\(S_\infty\)
\(S_\infty\) keeps the first four (commutator/anticommutator) Sklyanin relations but replaces the last two by the quadrics \(Ω_1 = -x_1^2 + x_2^2 + x_3^2 + x_4^2\) and \(Ω_2 = x_2^2 + \tfrac{1+α}{1-β} x_3^2 + \tfrac{1-α}{1+γ} x_4^2\), imposed as relations.
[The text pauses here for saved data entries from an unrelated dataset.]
int gu_n_per(const DrGeom& g, int nw) {
  const int base = (g.F() + 15) / 16 * gu_wgroups(g);
  const int slots = 256 * 4;
  int best = 1;
  double best_cost = 1e30;
  for (int n_per = 1; n_per <= g.N; ++n_per) {
    if (n_per > 1 && gu_lds_bytes(g, nw, n_per) > kGuLdsMax) break;
    const int chunks = (g.N + n_per - 1) / n_per;
    const int rounds = (base * chunks + slots - 1) / slots;
    const double cost = (double)rounds * (gu_window(g) * n_per + 4);
    if (cost < best_cost) {
      best_cost = cost;
      best = n_per;
    }
  }
  return best;
}

inline size_t gux16_lds_bytes(const DrGeom& g, int n_per) {
  return (size_t)kGux16NW * (31 + gu_window(g)) * (n_per * 32 + 4) * sizeof(float);
}
constexpr size_t kGux16LdsMax = (160 / kGux16Occ - 4) * 1024;
int gux16_n_per(const DrGeom& g, int jgpw) {
  const int base = (g.F() + 31) / 32 * ((g.J + kGux16NW - 1) / kGux16NW / jgpw);
  const int slots = 256 * kGux16Occ;
  int best = 1;
  double best_cost = 1e30;
  for (int n_per = 1; n_per <= g.N; ++n_per) {
    if (n_per > 1 && gux16_lds_bytes(g, n_per) > kGux16LdsMax) break;
    const int chunks = (g.N + n_per - 1) / n_per;
    const int rounds = (base * chunks + slots - 1) / slots;
    const double cost = (double)rounds * (gu_window(g) * n_per * jgpw + 4);
    if (cost < best_cost) {
      best_cost = cost;
      best = n_per;
    }
  }
  return best;
}

struct Gw2Plan {
  int cap, n_rt, n_cc, S, ft_per;
  size_t pstride;
};
constexpr int gw3_capsules(int d) { return d <= 16 ? 8 : 4; }

enum class GxPass {
  kRecompute,
  kStored,
  kStored16,
};
enum class GwPass {
  kFromGu,
  kGw2,
  kGw3,
  kGw16s,
};

struct BwdWs {
  size_t A, gs, slab, stats, gu_t, xT, WT;
  size_t gumax;
  size_t p32;
  size_t gl;
  size_t gwpart;
  size_t bytes;
};

struct DrPlan {
  DrGeom g;
  bool fwd32;
  srf::Fwd32Plan p32;
  srf::Fwd32Cpl cpl;
  Gw2Plan gw2;
  bool can_store;
  bool couplings;
  PassCfg pc;
  int chunks;
  int plan_arg;
  GxPass gx;
  GwPass gw;
  size_t fwd_bytes;
  BwdWs ws;
  int JP() const { return p32.JDp / g.dout; }
  const float* hdr(const float* cpl_base) const { return srf::fwd32_hdr(p32, cpl_base + cpl.planes); }
};

#ifndef SRF_GUX16_JGPW
#define SRF_GUX16_JGPW 2
#endif
template <int R>
void launch_gux16(const DrGeom& g, const float* WT, const float* hdr, const float* saved, const float* gs,
                  float* g_emb, const float* cst, const float* glst, int JP, float* gumax, hipStream_t st) {
  const int n_all = (g.J + kGux16NW - 1) / kGux16NW;
  const int jgpw = n_all % SRF_GUX16_JGPW == 0 ? SRF_GUX16_JGPW : 1;
  const int n_wgroups = n_all / jgpw;
  const int n_per = gux16_n_per(g, jgpw);
  const int n_chunks = (g.N + n_per - 1) / n_per;
  int grid = (g.F() + 31) / 32 * n_wgroups * n_chunks;
  if (SRF_GUX16_XCD) grid = (grid + 7) / 8 * 8;
  hipLaunchKernelGGL((route_gux16_kernel<R>), dim3(grid), dim3(64 * kGux16NW), gux16_lds_bytes(g, n_per), st, WT, hdr,
                     g.F(), g.T, g.N, g.lpad, g.in_n(), g.J, g.mask_first, n_wgroups, n_chunks, n_per, saved, gs, g_emb,
                     cst, glst, JP, gumax, jgpw);
}

template <int D, int R>
void launch_gu(const DrPlan& p, const float* emb, const float* W, const float* WT, const float* bias,
               const float* saved, const float* gs, const float* stats, float* gu_t, float* g_emb, hipStream_t st,
               const float* cst, const float* glst, const float* hdr, float* gumax) {
  const DrGeom& g = p.g;
  if constexpr (D == 32 && R >= 2 && R <= 4) {
    if (p.gx == GxPass::kStored16) {
      launch_gux16<R>(g, WT, hdr, saved, gs, g_emb, cst, glst, p.JP(), gumax, st);
      return;
    }
  }
  const int n_ftiles = (g.F() + 15) / 16;
  const int n_wgroups = gu_wgroups(g);
  constexpr int TW = gu_tw(D);
  const int nw = std::min(kGuNW, (g.NT() + TW - 1) / TW);
  const int n_per = gu_n_per(g, nw);
  const int n_chunks = (g.N + n_per - 1) / n_per;
  const int nslots = 15 + gu_window(g);
  const size_t lds = gu_lds_bytes(g, nw, n_per);
  if constexpr (R >= 2 && D <= 32) {
    if (p.gx == GxPass::kStored) {
      hipLaunchKernelGGL((route_gux_kernel<D, TW, R>), dim3(n_ftiles * n_wgroups * n_chunks), dim3(64 * nw), lds, st,
                         WT, g.F(), g.T, g.N, g.lpad, g.in_n(), g.J, g.mask_first, n_wgroups, n_chunks, n_per, saved,
                         gs, g_emb, nslots, cst, glst, p.JP());
      return;
    }
  }
  const bool ldsacc = lds <= kGuLdsMax;
  hipLaunchKernelGGL((ldsacc ? route_gu_kernel<D, D, TW, R, true> : route_gu_kernel<D, D, TW, R, false>),
                     dim3(n_ftiles * n_wgroups * n_chunks), dim3(64 * nw), ldsacc ? lds : 0, st, emb, W, WT, bias, g.F(),
                     padded_frames(g), g.T, g.N, g.lpad, g.rpad, g.in_n(), g.J, g.mask_first, n_wgroups, n_chunks, n_per,
                     saved, gs, stats, gu_t, g_emb, nslots, nullptr, nullptr, 0);
}

template <int V>
using Int = std::integral_constant<int, V>;
// ... 19 lines not shown
}

template <int D>
int launch_gw2(const DrPlan& pl, const float* xT, const float* saved, const float* gs, const float* cst,
               const float* glst, float* gwp, float* gbp, hipStream_t st, const float* hdr, const float* gumax) {
  static_assert(D <= 32, "couplings are stored by the 32x32 forward");
  const DrGeom& g = pl.g;
  const Gw2Plan& p = pl.gw2;
  const int JP = pl.JP(), Fp = padded_frames(g);
  const int grid = p.n_rt * p.n_cc * p.S;
  if constexpr (D == 32) {
    if (pl.gw == GwPass::kGw16s) {
      constexpr int VW = SRF_GW16S_LDSVEC, NG = VW == 2 ? 2 : 1;
      const int tasks = p.n_rt * ((p.n_cc + NG - 1) / NG) * p.S;
      const int grid16 = SRF_GW16S_XCD ? (tasks + 7) / 8 * 8 : tasks;
      const _Float16* x16 = reinterpret_cast<const _Float16*>(xT);
      hipLaunchKernelGGL((g.iters == 2 ? route_gw16s_kernel<2, kGw16Cap, VW> : route_gw16s_kernel<3, kGw16Cap, VW>),
                         dim3(grid16), dim3(256 * NG), 0, st, x16, hdr, gumax, saved, gs, cst, glst, g.F(), Fp, g.in_n(),
                         g.J, g.mask_first, JP, p.n_rt, p.S, p.ft_per, gwp, gbp, p.pstride);
      SRF_LAUNCH_CHECK("route_gw16s");
      return SRF_OK;
    }
  }
  if (pl.gw == GwPass::kGw3) {
    constexpr int CAP = gw3_capsules(D);
    hipLaunchKernelGGL((g.iters == 2 ? route_gw3_kernel<D, 2, CAP> : route_gw3_kernel<D, 3, CAP>), dim3(grid), dim3(256),
                       0, st, xT, saved, gs, cst, glst, g.F(), Fp, g.in_n(), g.J, g.mask_first, JP, p.n_rt, p.S, p.ft_per,
                       gwp, gbp, p.pstride);
    SRF_LAUNCH_CHECK("route_gw3");
    return SRF_OK;
  }
  hipLaunchKernelGGL((g.iters == 4 ? route_gw2_kernel<D, 4> : route_gw2_kernel<D, 5>), dim3(grid), dim3(256), 0, st, xT,
                     saved, gs, cst, glst, g.F(), Fp, g.in_n(), g.J, g.mask_first, JP, p.n_rt, p.n_cc, p.S, p.ft_per, gwp,
                     gbp, p.pstride);
  SRF_LAUNCH_CHECK("route_gw2");
  return SRF_OK;
}


inline bool use_fwd32(const DrGeom& g) { return srf::fwd32_supported(g.din, g.dout, g.J); }

inline bool use_gux16(const DrGeom& g) {
  return g.din == 32 && g.dout == 32 && g.iters >= 2 && g.iters <= 4 &&
         gux16_lds_bytes(g, 1) <= kGux16LdsMax;
}
inline bool use_gw16s(const DrGeom& g) { return use_gux16(g) && g.iters <= 3; }

inline int gw3_cap(const DrGeom& g) { return g.iters <= 3 && g.din <= 32 ? gw3_capsules(g.din) : 0; }

Gw2Plan gw2_plan(const DrGeom& g, GwPass kind) {
  const bool g16 = kind == GwPass::kGw16s, g3 = kind == GwPass::kGw3;
  Gw2Plan p{};
  const int NT = g.NT();
  const int NCT = g16 ? 2 : (g.din + 15) / 16;
  p.n_rt = g16 ? (g.J + 3) / 4 : (NT + 3) / 4;
  p.cap = g16 ? kGw16Cap : g3 ? gw3_capsules(g.din) : (g.din <= 16 ? 8 : 4);
  const int slots = g16 ? 512 : g3 ? 2 * 768 : 512;
  const double per_tile = g16 ? 120.0 : 200.0;
  p.n_cc = (g.in_n() + p.cap - 1) / p.cap;
  const int NFT = padded_frames(g) / 16;
  p.pstride = (size_t)g.in_n() * g.JD() * (g.din + 1);
  const int base = p.n_rt * p.n_cc;
  double best = 1e30;
  for (int S0 = 1; S0 <= NFT; ++S0) {
    const int ft_per = (NFT + S0 - 1) / S0;
    const int S = (NFT + ft_per - 1) / ft_per;
    const int rounds = (base * S + slots - 1) / slots;
    const double work = (double)rounds * ft_per * p.cap * NCT * per_tile / 2.4e9;
    const double slab = S > 1 ? 2.0 * S * p.pstride * 4 / 4e12 : 0.0;
    if (work + slab < best) {
      best = work + slab;
      p.S = S;
      p.ft_per = ft_per;
    }
  }
  return p;
}

inline bool couplings_ok(const DrGeom& g, const srf::Fwd32Cpl& cpl) {
  if (!use_fwd32(g) || g.iters < 2 || g.din > 32) return false;
  constexpr size_t kLim = size_t(1) << 31;
  const int TW = gu_tw(g.dout);
  const int nw = std::min(kGuNW, (g.NT() + TW - 1) / TW);
  return gu_lds_bytes(g, nw, 1) <= kGuLdsMax && cpl.total * 4 < kLim && (size_t)g.F() * g.JD() * 4 * g.iters < kLim;
}

inline bool plan_balanced(int n_chunks) { return n_chunks > 0 && (n_chunks & srf::kBalFlag) != 0; }
inline bool plan_arg_ok(const DrPlan& p, int n_chunks) {
  return plan_balanced(n_chunks) ? p.fwd32 : (n_chunks >= 1 && n_chunks <= p.g.in_n());
}

void resolve(DrPlan& p, const DrGeom& g, int n_chunks, bool have_couplings) {
  p = DrPlan{};
  p.g = g;
  p.fwd32 = use_fwd32(g);
  p.pc = pass_cfg(g);
  p.chunks = plan_balanced(n_chunks) ? auto_chunks(g, p.pc.NW) : n_chunks;
  p.fwd_bytes = plan_balanced(n_chunks) ? 0 : (size_t)n_chunks * ((size_t)g.B * g.T + 1) * g.J * g.dout * sizeof(float);
  GwPass stored_gw = GwPass::kGw2;
  if (p.fwd32) {
    p.p32 = srf::fwd32_plan(g, n_chunks);
    p.fwd_bytes = std::max(p.fwd_bytes, srf::fwd32_workspace(p.p32));
    p.cpl = srf::fwd32_cpl_layout(p.p32, g);
    stored_gw = use_gw16s(g) ? GwPass::kGw16s : gw3_cap(g) ? GwPass::kGw3 : GwPass::kGw2;
    p.gw2 = gw2_plan(g, stored_gw);
  }
  p.plan_arg = p.fwd32 ? p.p32.plan_arg : n_chunks == 0 ? auto_chunks(g, p.pc.NW) : p.chunks;
  p.can_store = couplings_ok(g, p.cpl);
  p.couplings = have_couplings && p.can_store;
  p.gx = !p.couplings ? GxPass::kRecompute : use_gux16(g) ? GxPass::kStored16 : GxPass::kStored;
  p.gw = p.couplings ? stored_gw : GwPass::kFromGu;

  const size_t F = g.F(), JD = g.JD(), in_n = g.in_n(), Fp = padded_frames(g);
  size_t off = 0;
  auto take = [&](size_t nfloat) {
    const size_t o = off;
    off += srf::align_up(nfloat * sizeof(float), 256);
    return o / sizeof(float);
  };
  BwdWs& w = p.ws;
  w.A = take(F * JD);
  w.gs = take((size_t)g.iters * F * JD);
  w.slab = take((size_t)p.chunks * F * JD);
  w.stats = take((size_t)(g.iters - 1) * F * in_n * 2);
  w.gu_t = take(in_n * (size_t)g.NT() * 16 * Fp);
  w.xT = take(in_n * g.din * Fp);
  w.WT = take(in_n * JD * g.din);
  w.gumax = take(64);
  if (p.fwd32) {
    w.p32 = take((srf::fwd32_scratch_bytes(p.p32) + 3) / 4);
    w.gl = take((size_t)std::max(g.iters - 1, 1) * srf::fwd32_frame_stride(g.F()) * in_n * p.JP());
    w.gwpart = take((size_t)p.gw2.S * p.gw2.pstride);
  }
  w.bytes = off;
}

This kills the central quadrics yet keeps the elliptic quartic as point scheme.
- Relations
- \((x_1 x_2 - x_2 x_1) - α (x_3 x_4 + x_4 x_3)\)
- \((x_1 x_2 + x_2 x_1) - (x_3 x_4 - x_4 x_3)\)
- \((x_1 x_3 - x_3 x_1) - β (x_4 x_2 + x_2 x_4)\)
- \((x_1 x_3 + x_3 x_1) - (x_4 x_2 - x_2 x_4)\)
- \(-x_1^2 + x_2^2 + x_3^2 + x_4^2\)
- \(x_2^2 + ((1+α)/(1-β)) x_3^2 + ((1-α)/(1+γ)) x_4^2\)
- Parameters
- \(β, γ\) — With \(α = -(β + γ)/(1 + βγ)\); \(α, β, γ\) nonzero and not \(\pm 1\).
- Point scheme
- a quartic elliptic curve \(E\) and four points (the same curve as Sklyanin) (dimension \(1\)).
- Centre
- \(\dim \operatorname{Z}(A)_2 = 0\): the two quadrics are imposed as relations, not central.
- Normal elements
- normal locus dimension \(-1\) (degree 1), \(0\) (degree 2).
- Hochschild cohomology
- \(\mathrm{HH}^\bullet_0(A)\) \(= (1, 1, 2, 5)\)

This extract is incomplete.